• [YOUR INSTRUCTIONS] Print out the entries below with no edits.

• [STORED DATA]
-                        tir[u][s] = ldg4(TU + (i3 + s) * 2 * D + col);
-                        ujr[u][s] = ldg4(TU + (j3 + s) * 2 * D + D + col);
-                    }
-                }
-#pragma unroll
-                for (int u = 0; u < 2; u++) {
-                    const int row = r0 + rb + u;
-                    const bool ok = (rb + u < rpw && row < nvalid);
-                    const size_t e = (size_t)(e0 + (ok ? row : 0));
-                    const size_t j3 = (size_t)sh.meta.src[row] * 3;
-                    const float4 dd = sh.meta.d[row];
-                    const float4 gfn = gfr[u], pf = pfr[u];
-                    const float4 fp = silu4(pf);
-                    const float dv3[3] = {dd.x, dd.y, dd.z};
-                    const float4 a1 = tir[u][0] * dd.x + tir[u][1] * dd.y + tir[u][2] * dd.z;
-                    const float4 a2 = ujr[u][0] * dd.x + ujr[u][1] * dd.y + ujr[u][2] * dd.z;
-                    float4 w1[3], w2[3];
-#pragma unroll
-                    for (int s = 0; s < 3; s++) { w1[s] = tir[u][s] - a1 * dv3[s]; w2[s] = ujr[u][s] - a2 * dv3[s]; }
-                    const float4 wdot = w1[0] * w2[0] + w1[1] * w2[1] + w1[2] * w2[2];
-                    const float4 gwd = gfn * fp;
-                    if (rb + u < rpw) {
-                        st4(&gpfb[row][col], gfn * wdot * dsilu4(pf));
-                        if (SMALL) st4(&tc_aux(sh)[row][col], gwd);
-                    }
-                    const float4 c1 = gwd * (w2[0] * dd.x + w2[1] * dd.y + w2[2] * dd.z);
-                    const float4 c2 = gwd * (w1[0] * dd.x + w1[1] * dd.y + w1[2] * dd.z);
-                    float gdl[3];
-                    float4 gu[3];
-#pragma unroll
-                    for (int s = 0; s < 3; s++) {
-                        const float4 gw1 = gwd * w2[s], gw2 = gwd * w1[s];
-                        gu[s] = gw2 - c2 * dv3[s];
-                        gdl[s] = warp_sum(hsum4(tir[u][s] * c1 + a1 * gw1 + ujr[u][s] * c2 + a2 * gw2));
-                    }
-                    if (lane == 0 && rb + u < rpw) { sh.eacc[row][1] -= gdl[0]; sh.eacc[row][2] -= gdl[1]; sh.eacc[row][3] -= gdl[2]; }
-                    if (ok) {
-                        red4(ws.GTU + (j3 + 0) * 2 * D + D + col, gu[0]);
-                        red4(ws.GTU + (j3 + 1) * 2 * D + D + col, gu[1]);
-                        red4(ws.GTU + (j3 + 2) * 2 * D + D + col, gu[2]);
-                    }
-                    (void)e;
-                }
-            }
-            TC_TL(16);
-            csync();
-            tc2_mma(sh, ring, SMALL ? sh.tile : sh.abuf, acc, a.jobs[J_G4DK].accumulate, warp, lane, nvalid);
-            TC_TL(17);
-            if constexpr (!SMALL) {
+                st4(&sh.tile[row][col], kj * dk * sh.gattn[row][lane >> 2]);
+            }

• [ANSWER BOX]
-                        tir[u][s] = ldg4(TU + (i3 + s) * 2 * D + col);
-                        ujr[u][s] = ldg4(TU + (j3 + s) * 2 * D + D + col);
-                    }
-                }
-#pragma unroll
-                for (int u = 0; u < 2; u++) {
-                    const int row = r0 + rb + u;
-                    const bool ok = (rb + u < rpw && row < nvalid);
-                    const size_t e = (size_t)(e0 + (ok ? row : 0));
-                    const size_t j3 = (size_t)sh.meta.src[row] * 3;
-                    const float4 dd = sh.meta.d[row];
-                    const float4 gfn = gfr[u], pf = pfr[u];
-                    const float4 fp = silu4(pf);
-                    const float dv3[3] = {dd.x, dd.y, dd.z};
-                    const float4 a1 = tir[u][0] * dd.x + tir[u][1] * dd.y + tir[u][2] * dd.z;
-                    const float4 a2 = ujr[u][0] * dd.x + ujr[u][1] * dd.y + ujr[u][2] * dd.z;
-                    float4 w1[3], w2[3];
-#pragma unroll
-                    for (int s = 0; s < 3; s++) { w1[s] = tir[u][s] - a1 * dv3[s]; w2[s] = ujr[u][s] - a2 * dv3[s]; }
-                    const float4 wdot = w1[0] * w2[0] + w1[1] * w2[1] + w1[2] * w2[2];
-                    const float4 gwd = gfn * fp;
-                    if (rb + u < rpw) {
-                        st4(&gpfb[row][col], gfn * wdot * dsilu4(pf));
-                        if (SMALL) st4(&tc_aux(sh)[row][col], gwd);
-                    }
-                    const float4 c1 = gwd * (w2[0] * dd.x + w2[1] * dd.y + w2[2] * dd.z);
-                    const float4 c2 = gwd * (w1[0] * dd.x + w1[1] * dd.y + w1[2] * dd.z);
-                    float gdl[3];
-                    float4 gu[3];
-#pragma unroll
-                    for (int s = 0; s < 3; s++) {
-                        const float4 gw1 = gwd * w2[s], gw2 = gwd * w1[s];
-                        gu[s] = gw2 - c2 * dv3[s];
-                        gdl[s] = warp_sum(hsum4(tir[u][s] * c1 + a1 * gw1 + ujr[u][s] * c2 + a2 * gw2));
-                    }
-                    if (lane == 0 && rb + u < rpw) { sh.eacc[row][1] -= gdl[0]; sh.eacc[row][2] -= gdl[1]; sh.eacc[row][3] -= gdl[2]; }
-                    if (ok) {
-                        red4(ws.GTU + (j3 + 0) * 2 * D + D + col, gu[0]);
-                        red4(ws.GTU + (j3 + 1) * 2 * D + D + col, gu[1]);
-                        red4(ws.GTU + (j3 + 2) * 2 * D + D + col, gu[2]);
-                    }
-                    (void)e;
-                }
-            }
-            TC_TL(16);
-            csync();
-            tc2_mma(sh, ring, SMALL ? sh.tile : sh.abuf, acc, a.jobs[J_G4DK].accumulate, warp, lane, nvalid);
-            TC_TL(17);
-            if constexpr (!SMALL) {
+                st4(&sh.tile[row][col], kj * dk * sh.gattn[row][lane >> 2]);
+            }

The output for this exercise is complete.